Beaten by a 15 year old, so was I BITD ...... Google Dean Butler !

Shaun


----------



## raleighnut (19 Apr 2015)

Invent a time machine that can transform your body back to that of a 15yr old.


----------



## Drago (19 Apr 2015)

Steroids, blood doping, and amphetamines are the only likely way of beating a teen. Just enjoy the ride.


----------



## Sunny Portrush (19 Apr 2015)

I have no intention of trying to beat him or even get close to him, I just want to improve my own climbing abilities


----------



## Citius (19 Apr 2015)

Sunny Portrush said:


> That`s me just back from doing the Bealach Beag and was in awe of the winner, a young bloke who did the course in 2hrs 22 - it took me 3hrs 37 - I`m 48, 6ft and 13st, he was 15 and looked about 6st wet lol
> 
> He climbed the Bealach in about 30 mins, I took nearly an hour! And once I got down the other side, the remaining climbs were a slog!
> 
> So, what can I do to improve my climbing? I realise it`s not just as simple as "do more climbing". Are there any training techiques to help me improve?

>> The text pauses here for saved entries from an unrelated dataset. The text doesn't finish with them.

template <int TH, int TW, int BN, int WM, int WN, int KH, int KW, class Epi, bool FAST = false, bool NORM = false, int ABL = 0>
__device__ __forceinline__ void conv_sf6_body(const Conv2Geom& g, const Epi& ep, const int bidx) {
  static_assert(ABL == 0 || !NORM, "ablation builds exist for the plain patch loader");
  static_assert(TW == 16, "the 16x16x32 loop is built for 16-pixel tile rows");
  constexpr int NIMG = 2;
  constexpr int NW = WM * WN, NT = NW * 64;
  constexpr int TM = TH * TW / 32 / WM, TN = BN / 32 / WN;
  static_assert(TM * WM * 32 == TH * TW && TN * WN * 32 == BN, "wave grid must tile the block");
  static_assert(32 % TW == 0 || TW % 32 == 0, "a 32-pixel MFMA row tile must cover whole tile rows");
  constexpr int NTAP = KH * KW;
  constexpr int RSTEP = NT / 8;
  constexpr int PROWS = (TH + KH - 1) * (TW + KW - 1);
  constexpr int PW = TW + KW - 1;
  constexpr int NP = (PROWS + RSTEP - 1) / RSTEP;
  constexpr int ROWB = 160;
  constexpr int RS = PW * ROWB;
  constexpr bool SWAP = epi_vec4<Epi>::value;
  constexpr int PSZ = (TH + KH - 1) * RS;
  __shared__ __attribute__((aligned(256))) char Pbytes[NIMG * PSZ];

  const int tid = threadIdx.x;
  const int tiles_img = g.tiles_x * g.tiles_y;
  const int nblk = g.nimg * tiles_img * g.ntile_n;
  const int id = xcd_remap(bidx, nblk);
  const int tile_n = id % g.ntile_n;
  const int tmg = id / g.ntile_n;
  const int img = tmg / tiles_img;
  const int tloc = tmg - img * tiles_img;
  const int ty0 = (tloc / g.tiles_x) * TH, tx0 = (tloc % g.tiles_x) * TW;
  const int n0 = tile_n * BN;
  const int lane = tid & 63, wave = tid >> 6;
#ifdef ATDN_CONV_STAMP
  constexpr int kStamp = conv_stamp_kind<Epi>::value;
  unsigned long long st_r0 = 0, st_t0 = 0, st_t1 = 0, st_t2 = 0, st_bar = 0;
  unsigned long long st_e_slab = 0, st_e_wait = 0, st_e_apply = 0;
  if constexpr (kStamp >= 0) { st_r0 = __builtin_amdgcn_s_memrealtime(); st_t0 = __builtin_amdgcn_s_memtime(); }
#endif

  const int jrow = (tid >> 3) & 7;
  const int s = tid & 7, r0 = !NORM ? tid >> 3 : ((tid >> 6) << 3) + 2 * (jrow & 1) + ((jrow >> 1) & 1) + 4 * (jrow >> 2);
  static_assert((TH + KH - 1) * RS / 16 <= 4096, "LDS offset field");
  unsigned pmeta[NP];
#pragma unroll
  for (int k = 0; k < NP; ++k) {
    const int prow = r0 + RSTEP * k;
    unsigned off = 0;
    const int py = prow / PW, px = prow - py * PW;
    if (prow < PROWS) {
      const int iy = ty0 - g.padH + py, ix = tx0 - g.padW + px;
      if ((unsigned)iy < (unsigned)g.H && (unsigned)ix < (unsigned)g.W) off = (unsigned)(iy * g.W + ix) + 1u;
    }
    pmeta[k] = (off << 12) | (unsigned)((py * RS + px * ROWB + 16 * s) >> 4);
    if (prow >= PROWS) pmeta[k] = pmeta[0];
  }
  const float* s0 = g.src0 + (long)img * g.sb0;
  const float* s1 = g.src1 ? g.src1 + (long)img * g.sb1 : nullptr;
  const int nck = (g.C0 + g.C1) >> 5;

  float4 pr[NP];
  auto fetch_patch = [&](int c) {
    const int cc = c << 5;
    const float* sp; int ld, co;
    if (cc < g.C0) { sp = s0; ld = g.ld0; co = cc; } else { sp = s1; ld = g.ld1; co = cc - g.C0; }
#pragma unroll
    for (int k = 0; k < NP; ++k)
      pr[k] = *reinterpret_cast<const float4*>(sp + (long)((pmeta[k] >> 12) ? (pmeta[k] >> 12) - 1 : 0) * ld + co + 4 * s);
  };
  auto store_patch = [&](int buf) {
#pragma unroll
    for (int k = 0; k < NP; ++k)
      *reinterpret_cast<float4*>(Pbytes + buf * PSZ + ((pmeta[k] & 0xFFFu) << 4)) = keep_if((pmeta[k] >> 12) != 0, pr[k]);
  };
  float4 nmu = make_float4(0.f, 0.f, 0.f, 0.f), nrs = make_float4(1.f, 1.f, 1.f, 1.f);
  auto fetch_norm = [&](int c) {
    nmu = *reinterpret_cast<const float4*>(g.in_mean + (long)img * g.C0 + (c << 5) + 4 * s);
    nrs = *reinterpret_cast<const float4*>(g.in_rstd + (long)img * g.C0 + (c << 5) + 4 * s);
  };
  bool norm_sat = false;
  auto store_row_norm = [&](int buf, int k, float4 mu, float4 rs) {
    const float hi = (pmeta[k] >> 12) != 0 ? 65504.f : 0.f;
    float4 v = pr[k];
    v.x = (v.x - mu.x) * rs.x; v.y = (v.y - mu.y) * rs.y; v.z = (v.z - mu.z) * rs.z; v.w = (v.w - mu.w) * rs.w;
    const float m = fmaxf(fmaxf(v.x, v.y), fmaxf(v.z, v.w));
    norm_sat |= !(m <= 65504.f);
    v.x = __builtin_amdgcn_fmed3f(v.x, 0.f, hi); v.y = __builtin_amdgcn_fmed3f(v.y, 0.f, hi);
    v.z = __builtin_amdgcn_fmed3f(v.z, 0.f, hi); v.w = __builtin_amdgcn_fmed3f(v.w, 0.f, hi);
    const unsigned h0 = sf_cvt_pk_(v.x, v.y), h1 = sf_cvt_pk_(v.z, v.w);
    const unsigned l0 = sf_residual_pk_(h0, v.x, v.y), l1 = sf_residual_pk_(h1, v.z, v.w);
    char* px = Pbytes + buf * PSZ + (((pmeta[k] & 0xFFFu) - (unsigned)s) << 4);
    *reinterpret_cast<uint2*>(px + 8 * s) = make_uint2(h0, h1);
    *reinterpret_cast<uint2*>(px + 64 + 8 * s) = make_uint2(l0, l1);
  };

  const int wm = wave / WN, wn = wave % WN;
  SfAcc acc[TM][TN];
#pragma unroll
  for (int i = 0; i < TM; ++i)
#pragma unroll
    for (int j = 0; j < TN; ++j) {
#pragma unroll
      for (int e = 0; e < 16; ++e) acc[i][j].b[e >> 3][(e >> 2) & 1][e & 3] = 0.f;
    }
  {
    const int n16 = lane & 15, g16 = lane >> 4;
    int a_off[TM];
#pragma unroll
    for (int i = 0; i < TM; ++i) a_off[i] = ((wm * TM + i) * 2) * RS + n16 * ROWB + 16 * g16;
    const char* Pb = Pbytes;
    const int nblk16 = (g.N + 15) >> 4;
    const float* wrow[TN][2];
#pragma unroll
    for (int j = 0; j < TN; ++j)
#pragma unroll
      for (int cb = 0; cb < 2; ++cb)
        wrow[j][cb] = g.w + (long)min(((n0 >> 4) + (wn * TN + j) * 2 + cb), nblk16 - 1) * (NTAP * nck) * 512 + lane * 4;
    constexpr int RT = (NTAP % 3 == 0 || epi_ring3<Epi>::value) ? 3 : 2;
    constexpr int CU = (NTAP % RT == 0) ? 1 : RT;
    constexpr int NS = CU * NTAP;
    static_assert(NS % RT == 0, "ring size must divide the K steps of an unrolled iteration");
    struct WFrag { f16x8 hi[TN][2], lo[TN][2]; };
    WFrag wr[RT];
    auto load_w = [&](WFrag& f, int c0, int st, int cb) __attribute__((always_inline)) {
      const int cc = min(c0 + st / NTAP, nck - 1);
      const int q = (st % NTAP) * nck + cc;
#pragma unroll
      for (int j = 0; j < TN; ++j) {
        f.hi[j][cb] = *reinterpret_cast<const f16x8*>(wrow[j][cb] + (long)q * 512);
        if constexpr (!FAST) f.lo[j][cb] = *reinterpret_cast<const f16x8*>(wrow[j][cb] + (long)q * 512 + 256);
      }
    };
    fetch_patch(0);
    if constexpr (NORM) fetch_norm(0);
#pragma unroll
    for (int st = 0; st < RT - 1; ++st) { load_w(wr[st], 0, st, 0); load_w(wr[st], 0, st, 1); }
    if constexpr ((ABL & 1) != 0) { load_w(wr[RT - 1], 0, RT - 1, 0); load_w(wr[RT - 1], 0, RT - 1, 1); }
    if constexpr (NORM) {
#pragma unroll
      for (int k = 0; k < NP; ++k) store_row_norm(0, k, nmu, nrs);
    } else {
      store_patch(0);
    }
    __syncthreads();
#ifdef ATDN_CONV_STAMP
    if constexpr (kStamp >= 0) st_t1 = __builtin_amdgcn_s_memtime();
#endif
    f16x8 ah[2][TM], al[2][TM];
    auto read_a = [&](int half, int tap) __attribute__((always_inline)) {
      const char* arow = Pb + (tap / KW + half) * RS + (tap % KW) * ROWB;
#pragma unroll
      for (int i = 0; i < TM; ++i) {
        ah[half][i] = *reinterpret_cast<const f16x8*>(arow + a_off[i]);
        if constexpr (!FAST) al[half][i] = *reinterpret_cast<const f16x8*>(arow + a_off[i] + 64);
      }
    };
    auto mfma_half = [&](int half, const WFrag& w) __attribute__((always_inline)) {
#pragma unroll
      for (int i = 0; i < TM; ++i)
#pragma unroll
        for (int j = 0; j < TN; ++j)
#pragma unroll
          for (int cb = 0; cb < 2; ++cb) {
            f32x4v c = acc[i][j].b[half][cb];
            if constexpr (SWAP) {
              if constexpr (!FAST) {
                c = __builtin_amdgcn_mfma_f32_16x16x32_f16(w.hi[j][cb], al[half][i], c, 0, 0, 0);
                c = __builtin_amdgcn_mfma_f32_16x16x32_f16(w.lo[j][cb], ah[half][i], c, 0, 0, 0);
              }
              c = __builtin_amdgcn_mfma_f32_16x16x32_f16(w.hi[j][cb], ah[half][i], c, 0, 0, 0);
            } else {
              if constexpr (!FAST) {
                c = __builtin_amdgcn_mfma_f32_16x16x32_f16(al[half][i], w.hi[j][cb], c, 0, 0, 0);
                c = __builtin_amdgcn_mfma_f32_16x16x32_f16(ah[half][i], w.lo[j][cb], c, 0, 0, 0);
              }
              c = __builtin_amdgcn_mfma_f32_16x16x32_f16(ah[half][i], w.hi[j][cb], c, 0, 0, 0);
            }
            acc[i][j].b[half][cb] = c;
          }
    };
    constexpr int NMF = (FAST ? 1 : 3) * TM * TN * 2;
    constexpr int NH = 2 * NTAP;
    static_assert(!NORM || NH - 1 - NP >= 1, "normalise-on-load spreads its NP patch rows over the half-steps of a chunk");
    read_a(0, 0);
    if constexpr (KH != 3 || !Epi::kStats) __builtin_amdgcn_s_setprio(2);
    for (int c0 = 0; c0 < nck; c0 += CU) {
#pragma unroll
// ... 53 lines not shown
    if constexpr (kStamp >= 0) {
      asm volatile("s_waitcnt vmcnt(0) lgkmcnt(0)" ::: "memory");
      const unsigned long long t3 = __builtin_amdgcn_s_memtime(), r1 = __builtin_amdgcn_s_memrealtime();
      const unsigned hw = __builtin_amdgcn_s_getreg((31 << 11) | 4), xcc = __builtin_amdgcn_s_getreg((31 << 11) | 20);
      if (wave == 0 && lane == 0 && bidx < ATDN_CONV_STAMP_SLOTS) {
        unsigned long long* o = atdn_conv_stamps_dev[kStamp * 2 + (KH == 5 ? 1 : 0)][bidx];
        o[0] = st_r0; o[1] = r1; o[2] = st_t1 - st_t0; o[3] = st_t2 - st_t1; o[4] = st_bar; o[5] = t3 - st_t2;
        o[6] = ((unsigned long long)xcc << 32) | hw; o[7] = t3 - st_t0;
        o[8] = st_e_slab; o[9] = st_e_wait; o[10] = st_e_apply; o[11] = 0;
      }
    }
  };
#endif
  if constexpr (KH != 3 || !Epi::kStats) __builtin_amdgcn_s_setprio(0);
  if constexpr (NORM) sf_report(norm_sat);
  if constexpr ((ABL & 8) != 0) {
    float tot = 0.f;
#pragma unroll
    for (int i = 0; i < TM; ++i)
#pragma unroll
      for (int j = 0; j < TN; ++j)
#pragma unroll
        for (int e = 0; e < 16; ++e) tot += acc[i][j].b[e >> 3][(e >> 2) & 1][e & 3];
    if (tot == 1.2345e-30f) ep(img, 0, 0, tot);
    return;
  }
  if constexpr (SWAP) {
    static_assert(NW * 32 * LDS_LD * 4 <= NIMG * PSZ, "transpose slabs must fit in the patch images");
    __syncthreads();
    float* tb = reinterpret_cast<float*>(Pbytes) + wave * (32 * LDS_LD);
    const int trow = lane >> 3, tcol = (lane & 7) * 4;
    auto tile_pixel = [&](int i, int q) {
      const int p = (wm * TM + i) * 32 + 8 * q + trow;
      const int oy = ty0 + p / TW, ox = tx0 + p % TW;
      if constexpr ((ABL & 16) != 0) return p;
      return (oy < g.Ho && ox < g.Wo) ? oy * g.Wo + ox : -1;
    };
    constexpr bool RAW = epi_rawacc<Epi>::value && !epi_flowhead<Epi>::value;
    auto slab_write = [&](const SfAcc& a) __attribute__((always_inline)) {
      const float sc = RAW ? 1.0f : g.wscale;
#pragma unroll
      for (int hh = 0; hh < 2; ++hh)
#pragma unroll
        for (int cb = 0; cb < 2; ++cb)
          *reinterpret_cast<float4*>(tb + (16 * hh + (lane & 15)) * LDS_LD + 16 * cb + 4 * (lane >> 4)) =
              RAW ? make_float4(a.b[hh][cb][0], a.b[hh][cb][1], a.b[hh][cb][2], a.b[hh][cb][3])
                  : make_float4(a.b[hh][cb][0] * sc, a.b[hh][cb][1] * sc, a.b[hh][cb][2] * sc, a.b[hh][cb][3] * sc);
    };
    if constexpr (epi_flowhead<Epi>::value) {
      static_assert(!epi_flowhead<Epi>::value || (WM == 1 && TN == 1 && TW == 16), "one block holds all output channels of its pixels");
      constexpr int RP = 20;
      static_assert(32 * RP <= 32 * LDS_LD, "the exchange rows live inside the wave's slab");
      {
        const int n16 = lane & 15, g16 = lane >> 4;
        const int c8 = n0 + wn * 32 + 8 * g16;
        const float4 bq0 = *reinterpret_cast<const float4*>(ep.bias + c8), bq1 = *reinterpret_cast<const float4*>(ep.bias + c8 + 4);
        const float b8[8] = {bq0.x, bq0.y, bq0.z, bq0.w, bq1.x, bq1.y, bq1.z, bq1.w};
        f16x8 w2h[2], w2l[2];
#pragma unroll
        for (int rbk = 0; rbk < 2; ++rbk) {
          const int u = 16 * rbk + n16;
          const float* wr = ep.w2 + (long)min(u, 17) * g.N + c8;
          const float4 wa = *reinterpret_cast<const float4*>(wr), wb = *reinterpret_cast<const float4*>(wr + 4);
          const float w8[8] = {wa.x, wa.y, wa.z, wa.w, wb.x, wb.y, wb.z, wb.w};
#pragma unroll
          for (int e = 0; e < 8; ++e) {
            const float w = u < 18 ? w8[e] * ep.w2mul : 0.f;
            w2h[rbk][e] = (_Float16)w;
            w2l[rbk][e] = (_Float16)(w - (float)w2h[rbk][e]);
// ... 138 lines not shown
                if (nb + e < g.N) ep(img, mq[q], nb + e, e4[e]);
            }
          }
        }
      }
    }
    sf_report(clamped);
#ifdef ATDN_CONV_STAMP
    stamp_out();
#endif
    return;
  }
  constexpr int NSET = 2, NPX = 8;
  auto col_of = [&](int cs) { return 16 * cs + (lane & 15); };
  auto pix_of = [&](int e) { return 16 * (e >> 2) + 4 * (lane >> 4) + (e & 3); };
  auto val_of = [&](const SfAcc& a, int cs, int e) __attribute__((always_inline)) { return a.b[e >> 2][cs][e & 3]; };
  typename EpiCol<Epi>::type colj[TN][NSET];
  float biasj[TN][NSET];
#pragma unroll
  for (int j = 0; j < TN; ++j)
#pragma unroll
    for (int cs = 0; cs < NSET; ++cs) {
      const int n = min(n0 + (wn * TN + j) * 32 + col_of(cs), g.N - 1);
      biasj[j][cs] = 0.f;
      if constexpr (Epi::kStats) biasj[j][cs] = ep.bias[n];
      if constexpr (epi_bias_arg<Epi>::value) colj[j][cs] = ep.col(n);
    }
#pragma unroll
  for (int i = 0; i < TM; ++i) {
    const int pbase = (wm * TM + i) * 32;
    int mm[NPX];
#pragma unroll
    for (int e = 0; e < NPX; ++e) {
      const int p = pbase + pix_of(e);
      const int oy = ty0 + p / TW, ox = tx0 + p % TW;
      mm[e] = (oy < g.Ho && ox < g.Wo) ? oy * g.Wo + ox : -1;
    }
    int cnt = 0;
    unsigned mo[NPX];
    if constexpr (Epi::kStats) {
#pragma unroll
      for (int e = 0; e < NPX; ++e) {
        cnt += mm[e] >= 0 ? 1 : 0;
        mo[e] = (unsigned)max(mm[e], 0) * (unsigned)ep.ld;
      }
      cnt += __shfl_xor(cnt, 16);
      cnt += __shfl_xor(cnt, 32);
      cnt = __builtin_amdgcn_readfirstlane(cnt);
    }
    const bool full = cnt == 32;
    const float inv_cnt = 1.0f / (float)(cnt > 0 ? cnt : 1);
#pragma unroll
    for (int j = 0; j < TN; ++j)
#pragma unroll
      for (int cs = 0; cs < NSET; ++cs) {
        const int n = n0 + (wn * TN + j) * 32 + col_of(cs);
        const bool nok = n < g.N;
        if constexpr (Epi::kStats) {
          const float bias = nok ? biasj[j][cs] : 0.f;
          float v[NPX];
#pragma unroll
          for (int e = 0; e < NPX; ++e) v[e] = __builtin_fmaf(val_of(acc[i][j], cs, e), g.wscale, bias);
          float sum, m2;
          if (full) {
            sum = ((v[0] + v[1]) + (v[2] + v[3])) + ((v[4] + v[5]) + (v[6] + v[7]));
          } else {
            sum = 0.f;
#pragma unroll
            for (int e = 0; e < NPX; ++e) sum += mm[e] >= 0 ? v[e] : 0.f;
// ... 25 lines not shown
          if (nok) {
            char* ob = reinterpret_cast<char*>(ep.dst + (long)img * ep.ob);
#pragma unroll
            for (int e = 0; e < NPX; ++e)
              if (full || mm[e] >= 0) *reinterpret_cast<float*>(ob + 4u * (mo[e] + (unsigned)n)) = v[e];
          }
          continue;
        }
        if (nok) {
          if constexpr (Epi::kPrefetch) {
            typename Epi::Aux aux[NPX];
#pragma unroll
            for (int e = 0; e < NPX; ++e) aux[e] = ep.load(img, max(mm[e], 0), n);
#pragma unroll
            for (int e = 0; e < NPX; ++e)
              if (mm[e] >= 0) ep.apply(img, mm[e], n, val_of(acc[i][j], cs, e) * g.wscale, aux[e]);
          } else if constexpr (epi_bias_arg<Epi>::value) {
#pragma unroll
            for (int e = 0; e < NPX; ++e)
              if (mm[e] >= 0) ep.store_c(img, mm[e], n, val_of(acc[i][j], cs, e) * g.wscale, colj[j][cs]);
          } else {
#pragma unroll
            for (int e = 0; e < NPX; ++e)
              if (mm[e] >= 0) ep(img, mm[e], n, val_of(acc[i][j], cs, e) * g.wscale);
          }
        }
      }
  }
}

If you've ever watched any youth racing, you'd know that being beaten by a 15yo is no shame at all. The lad is much younger, much lighter and - by the sound of it - much fitter than you.

To improve your climbing, you can do a number of things including riding more, riding harder, riding longer, or all of those things in various combinations, according to your commitment and available free time. You can also lose weight, if that is an option. Difficult to be any more specific really.


----------



## Pedrosanchezo (19 Apr 2015)

Sheesh cry me a river!! I get my butt handed to me weekly by a 14 year old on anything steeper than 4-5%. I'm not all that slow either!! 
Though in my defence he is the leading Scottish junior at that age group. Still frightening!!


----------



## edindave (19 Apr 2015)

Sunny Portrush said:


> Are there any training techiques to help me improve?



Yeah, a time machine


----------



## ayceejay (19 Apr 2015)

Actually doing more hills in your training IS part of your answer and you can add intervals or repeats for variety. As for technique a high cadence is worth a try as is trying to stay seated. learning, to relax your shoulders is a good practice as is loosening your grip bending your arms and changing hand position as these save energy that should be going to the legs.


----------



## totallyfixed (19 Apr 2015)

Sunny Portrush said:


> That`s me just back from doing the Bealach Beag and was in awe of the winner, a young bloke who did the course in 2hrs 22 - it took me 3hrs 37 - I`m 48, 6ft and 13st, he was 15 and looked about 6st wet lol
> 
> He climbed the Bealach in about 30 mins, I took nearly an hour! And once I got down the other side, the remaining climbs were a slog!
> 
> So, what can I do to improve my climbing? I realise it`s not just as simple as "do more climbing". Are there any training techiques to help me improve?


All you can do is "MTFU"??? It's always useful to know you can come on here and get useless advice, what a ridiculous answer. There is a lot you can do to improve your hill climbing. Sure, climbing lots of hills helps but if your technique is poor then you are limited.


----------



## Sunny Portrush (19 Apr 2015)

totallyfixed said:


> All you can do is "MTFU"??? It's always useful to know you can come on here and get useless advice, what a ridiculous answer. There is a lot you can do to improve your hill climbing. Sure, climbing lots of hills helps but if your technique is poor then you are limited.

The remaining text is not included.